About this task
Of the lines below, copy those that hold the word "descriptor".

(Saved entries)
§

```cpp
static thread_local char g_err[512] = "";

void set_error(const char* fmt, ...) {
  va_list ap;
  va_start(ap, fmt);
  vsnprintf(g_err, sizeof(g_err), fmt, ap);
  va_end(ap);
}

int g_opt[OPT_COUNT];
void* g_dbg_buf = nullptr;
size_t g_dbg_bytes = 0;
static void options_from_env() {
  for (int i = 0; i < OPT_COUNT; ++i) g_opt[i] = 0;
  g_opt[OPT_CONV_WIN] = env_int("YOLO_CONV_WIN", 1);
  g_opt[OPT_CONV_SK] = env_int("YOLO_CONV_SK", 1);
  g_opt[OPT_CONV_PATCH] = env_int("YOLO_CONV_PATCH", 1);
  g_opt[OPT_WGRAD_WIN] = env_int("YOLO_WGRAD_WIN", 1);
  g_opt[OPT_NMS_WALK] = env_int("YOLO_NMS_WALK", 0);
  g_opt[OPT_EXP] = env_int("YOLO_EXP", 0);
}
void init_options() {
  static bool done = false;
  if (done) return;
  done = true;
  options_from_env();
}

}

extern "C" int yolo_set_option(int key, int value) {
  yolo::init_options();
  if (key == -1) {
    yolo::options_from_env();
    return YOLO_OK;
// ... 62 lines not shown
```

### tf2_yolo_amd/ops.py

```python
import ctypes
from ctypes import byref, c_void_p

import torch

from . import _lib
from . import tape as _tape
from ._lib import ConvDesc, LossCfg, YoloHipError, check

BN_EPS = 1e-3
BN_MOMENTUM = 0.99
BN_STAT_SLOTS = 64
BN_RED_SLOTS = 512
SPLIT_BATCH_UNITS = 4


class KernelTimer:

    def __init__(self):
        self.pending = []

    def bracket(self, name, flops, launches, fn, layer=None):
        s, e = torch.cuda.Event(enable_timing=True), torch.cuda.Event(enable_timing=True)
        s.record()
        fn()
# ... 80 lines not shown
        if CONV_PATCH == 2 or ((narrow or ws > 64) and tiles >= 256):
            return "conv_patch_planes_kernel<%s>" % ("256,64" if narrow else "128,128")
    if win is not None and CONV_WIN and cout >= 128:
        ws, m = win[:2]
        wgm = CONV_WIN if CONV_WIN in (2, 4) else (0 if ws > 64 else 2)
        if wgm:
            return "conv_win_planes_kernel<%d,128>" % (64 * wgm)
    if cout <= 32:
        return "gather_conv_planes_kernel<128,32,4,1>"
    if cout <= 64:
        return "gather_conv_planes_kernel<128,64,4,2>"
    waves8 = _PLANES_WAVES == 8 or (_PLANES_WAVES == 0 and k1)
    return "gather_conv_planes_kernel<128,128,%s>" % ("4,2" if waves8 else "2,2")


def _win_key(d, hs, ws, cs):
    if d.kh == 3 and d.kw == 3 and d.sh == 1 and d.sw == 1 and d.pad_t == 1 and d.pad_l == 1 and cs % 16 == 0 \
            and d.H == d.Ho and d.W == d.Wo:
        return (ws, d.N * hs * ws, hs, d.N)
    return None


def _gather_variant(cout, flat, m=None):
    bn = 32 if cout <= 32 else (64 if cout <= 64 else 128)
    bm = 128
    if bn == 128 and not flat and m is not None and ((m + 127) // 128) * ((cout + 127) // 128) <= 512:
        bm = 64
    if CONV_MODE == "split" and not flat and cout > 32:
        waves = {(128, 64): "2,2", (64, 128): "1,4", (128, 128): "4,2"}[(bm, bn)]
        return f"gather_conv_split_kernel<{bm},{bn},{waves}>"
    return f"gather_conv_kernel<{bm},{bn}{',flat' if flat else ''}>"


OPT_CONV_WIN = 0
OPT_CONV_SK = 2
OPT_CONV_PATCH = 5
OPT_WGRAD_WIN = 6
OPT_NMS_WALK = 7
_CONV_WS = None


def ensure_conv_workspace():
    global _CONV_WS
    if _CONV_WS is not None and _CONV_WS.device.index != torch.cuda.current_device():
        raise YoloHipError(f"libyolo_hip.so was initialised on cuda:{_CONV_WS.device.index} and cannot also serve "
                           f"cuda:{torch.cuda.current_device()}: start one process per GPU")
    if _CONV_WS is None:
        lib = _lib.load()
        n = int(lib.yolo_conv_workspace_bytes())
        _CONV_WS = torch.empty(n, dtype=torch.uint8, device="cuda")
        check(lib.yolo_set_conv_workspace(_p(_CONV_WS), n, _stream()), "yolo_set_conv_workspace")
    return _CONV_WS

# ... 58 lines not shown
                              "will run them one after the other (create_side_streams() earlier, or raise GPU_MAX_HW_QUEUES)")
            _SIDE_STREAMS[(dev, role)] = st
            _first_use(st, dev)
    return {role: _SIDE_STREAMS[(dev, role)] for role in ("wgrad", "comm")}


def concurrent_stream(role, beside=None, device=None):
    st = create_side_streams(device)[role]
    want = torch.cuda.current_device() if device is None else torch.device(device).index
    if want is not None and st.device.index != want:
        raise YoloHipError(f"side stream of role {role!r} lives on cuda:{st.device.index}, not on cuda:{want}")
    return st


def set_option(key, value):
    global WGRAD_WIN
    check(_lib.load().yolo_set_option(int(key), int(value)), "yolo_set_option")
    if int(key) == OPT_WGRAD_WIN:
        WGRAD_WIN = int(value)


def reset_options():
    global WGRAD_WIN
    check(_lib.load().yolo_set_option(-1, 0), "yolo_set_option")
    WGRAD_WIN = int(_os.environ.get("YOLO_WGRAD_WIN", "1"))


def _stream():
    return c_void_p(torch.cuda.current_stream().cuda_stream)


def _p(t):
    if t is None:
        return c_void_p(0)
    if _tape.ACTIVE is not None:
        _tape.ACTIVE.keep.append(t)
    return c_void_p(t.data_ptr())


def _chk_f32(*ts):
# ... 313 lines not shown
        if (b.y.numel() != dx.numel() or min(t.numel() for t in (b.scale, b.shift, b.mean, b.invstd)) < d.Cin
                or b.partials.numel() < b.cap * 2 * d.Cin or b.aux is None or b.aux.numel() < 68):
            raise YoloHipError("conv2d_dgrad_planes: the fused reduction's buffers do not match the descriptor")
    def run():
        if bnred is None:
            check(_lib.load().yolo_conv2d_dgrad_planes(byref(d), _p(dyp), _p(wTp), _p(dx), int(bool(accumulate)), _stream()),
                  "yolo_conv2d_dgrad_planes")
            return
        n = ctypes.c_int(0)
        check(_lib.load().yolo_conv2d_dgrad_planes_bnred(byref(d), _p(dyp), _p(wTp), _p(dx), int(bool(accumulate)), _p(b.y),
                                                         _p(b.scale), _p(b.shift), _p(b.mean), _p(b.invstd), int(b.act),
                                                         _p(b.partials), int(b.cap), _p(b.aux), byref(n), _stream()),
              "yolo_conv2d_dgrad_planes_bnred")
        b.nslots = n.value
    if TIMER is not None:
        TIMER.bracket(_planes_variant(d.Cin, _win_key(d, d.Ho, d.Wo, d.Cout), d.kh * d.kw == 1 and d.sh * d.sw == 1), _conv_flops(d), 1, run,
                      _layer_key(d, "dgrad"))
    else:
        run()
    return dx


def conv2d_wgrad_planes(d, xp, dyp, dw, dy=None, dbias=None):
    _chk_f32(dw, dy, dbias)
    if dw.numel() != d.Cout * d.kh * d.kw * d.Cin:
        raise YoloHipError("conv2d_wgrad_planes: dw size does not match the descriptor")
    if xp.numel() < planes_bytes(d.N * d.H * d.W, d.Cin) or dyp.numel() < planes_bytes(d.N * d.Ho * d.Wo, d.Cout):
        raise YoloHipError("conv2d_wgrad_planes: planes buffers do not match the descriptor")
    def run():
        check(_lib.load().yolo_conv2d_wgrad_planes(byref(d), _p(xp), _p(dyp), _p(dw), _stream()),
              "yolo_conv2d_wgrad_planes")
    if TIMER is not None:
# ... 578 lines not shown
```

Baseline: 1081.

## Pack four output-parity classes into one 128-column tile for Cin=32 dgrad

For data-gradient convolutions with only 32 input channels, the four 2x2 output-parity classes are stacked as four 32-wide column groups of one 128-column MFMA tile. Each class gets its own weight-offset table per source tap, and the epilogue uses four row-offset tables to scatter results back to the interleaved output pixels. This is meant to fill the otherwise mostly-empty N dimension of the tile and read dy once for all classes. A default skip mask avoids MFMAs on class/tap pairs with no weight. The cost is extra epilogue address work and extra LDS for the tables.

```diff
diff --git a/include/yolo_hip.h b/include/yolo_hip.h
--- a/include/yolo_hip.h
+++ b/include/yolo_hip.h
@@ -26,6 +26,7 @@
 
 enum { YOLO_OPT_CONV_WIN = 0, YOLO_OPT_STAMPS = 1, YOLO_OPT_CONV_SK = 2, YOLO_OPT_CONV_PATCH = 5, YOLO_OPT_WGRAD_WIN = 6,
        YOLO_OPT_NMS_WALK = 7 ,
+       YOLO_OPT_DGRAD_COLS = 9,
        YOLO_OPT_AB = 8  };
 int yolo_set_option(int key, int value);
 size_t yolo_conv_workspace_bytes(void);
diff --git a/tf2_yolo_amd/csrc/conv.hip b/tf2_yolo_amd/csrc/conv.hip
--- a/tf2_yolo_amd/csrc/conv.hip
+++ b/tf2_yolo_amd/csrc/conv.hip
@@ -1,4 +1,5 @@
 #include "conv_args.hpp"
+#include "dgrad_cols_plan.hpp"
 #include <cstdlib>
 #include <type_traits>
 
@@ -1064,9 +1065,41 @@
   if (int rc = validate_desc(d)) return rc;
   YOLO_REQUIRE(dy && wT && dx, "conv_dgrad: null pointer");
   const bool flat = (d->Cout % 32) != 0;
-  YOLO_REQUIRE(!flat || (d->kh == 1 && d->kw == 1 && d->sh == 1 && d->sw == 1),
+  YOLO_REQUIRE(planes || !flat || (d->kh == 1 && d->kw == 1 && d->sh == 1 && d->sw == 1),
                "conv_dgrad: Cout %% 32 != 0 only supported for 1x1 stride-1 (head) convs");
   static const bool fuse_classes = env_int("YOLO_DGRAD_CLASSES", 1) != 0;
+  init_options();
+  if (planes && bnred == nullptr && g_opt[OPT_DGRAD_COLS] != 0 && d->Cin == 32 && d->Cout % 16 == 0 && d->kh * d->kw <= 9) {
+    const int o = g_opt[OPT_DGRAD_COLS];
+    const bool strided = d->sh * d->sw > 1;
+    const bool want = strided ? (o & 1) != 0 : (d->kh * d->kw > 1 ? (o & 2) != 0 : (o & 8) != 0);
+    DgradColsPlan pl;
+    if (want && dgrad_cols_plan(d, &pl)) {
+      GatherConvArgs a{};
+      a.src = dy;
+      a.wgt = wT;
+      a.dst = dx;
+      a.N = d->N; a.Hs = d->Ho; a.Ws = d->Wo; a.Cs = d->Cout;
+      a.Hg = pl.Hg; a.Wg = pl.Wg;
+      a.sy = pl.step_y; a.sx = pl.step_x;
+      a.Hd = d->H; a.Wd = d->W; a.Cd = d->Cin;
+      a.osy = 2; a.osx = 2;
+      a.cols = d->Cin;
+      a.cols_dense = (o & 4) != 0;
+      a.Cout = DGC_CLASSES * d->Cin;
+      a.ldw = d->kh * d->kw * d->Cout;
+      a.accumulate = accumulate;
+      a.kw = 1;
+      a.M = (long long)d->N * pl.Hg * pl.Wg;
+      a.ntaps = pl.ntaps;
+      for (int t = 0; t < pl.ntaps; ++t) {
+        a.taps[t] = Tap{pl.oy[t], pl.ox[t], 0};
+        for (int q = 0; q < DGC_CLASSES; ++q) a.cwoff[t][q] = pl.woff[t][q];
+      }
+      a.cmask = pl.used;
+      return launch_gather_planes(a, as_stream(stream));
+    }
+  }
   if (planes && fuse_classes && d->sh * d->sw > 1 && d->sh * d->sw <= 4) {
     GatherConvArgs a{};
     a.src = dy;
diff --git a/tf2_yolo_amd/csrc/conv_args.hpp b/tf2_yolo_amd/csrc/conv_args.hpp
--- a/tf2_yolo_amd/csrc/conv_args.hpp
+++ b/tf2_yolo_amd/csrc/conv_args.hpp
@@ -58,6 +58,9 @@
   int split_parts;
   int ncls;
   ClassGeom cls[4];
+  int cols, cols_dense;
+  int cwoff[16][4];
+  unsigned long long cmask;
   unsigned long long* stamps;
   const float* bwd_y;
   const float* bwd_scale;
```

§

Response
            raise YoloHipError("conv2d_dgrad_planes: the fused reduction's buffers do not match the descriptor")
        raise YoloHipError("conv2d_wgrad_planes: dw size does not match the descriptor")
        raise YoloHipError("conv2d_wgrad_planes: planes buffers do not match the descriptor")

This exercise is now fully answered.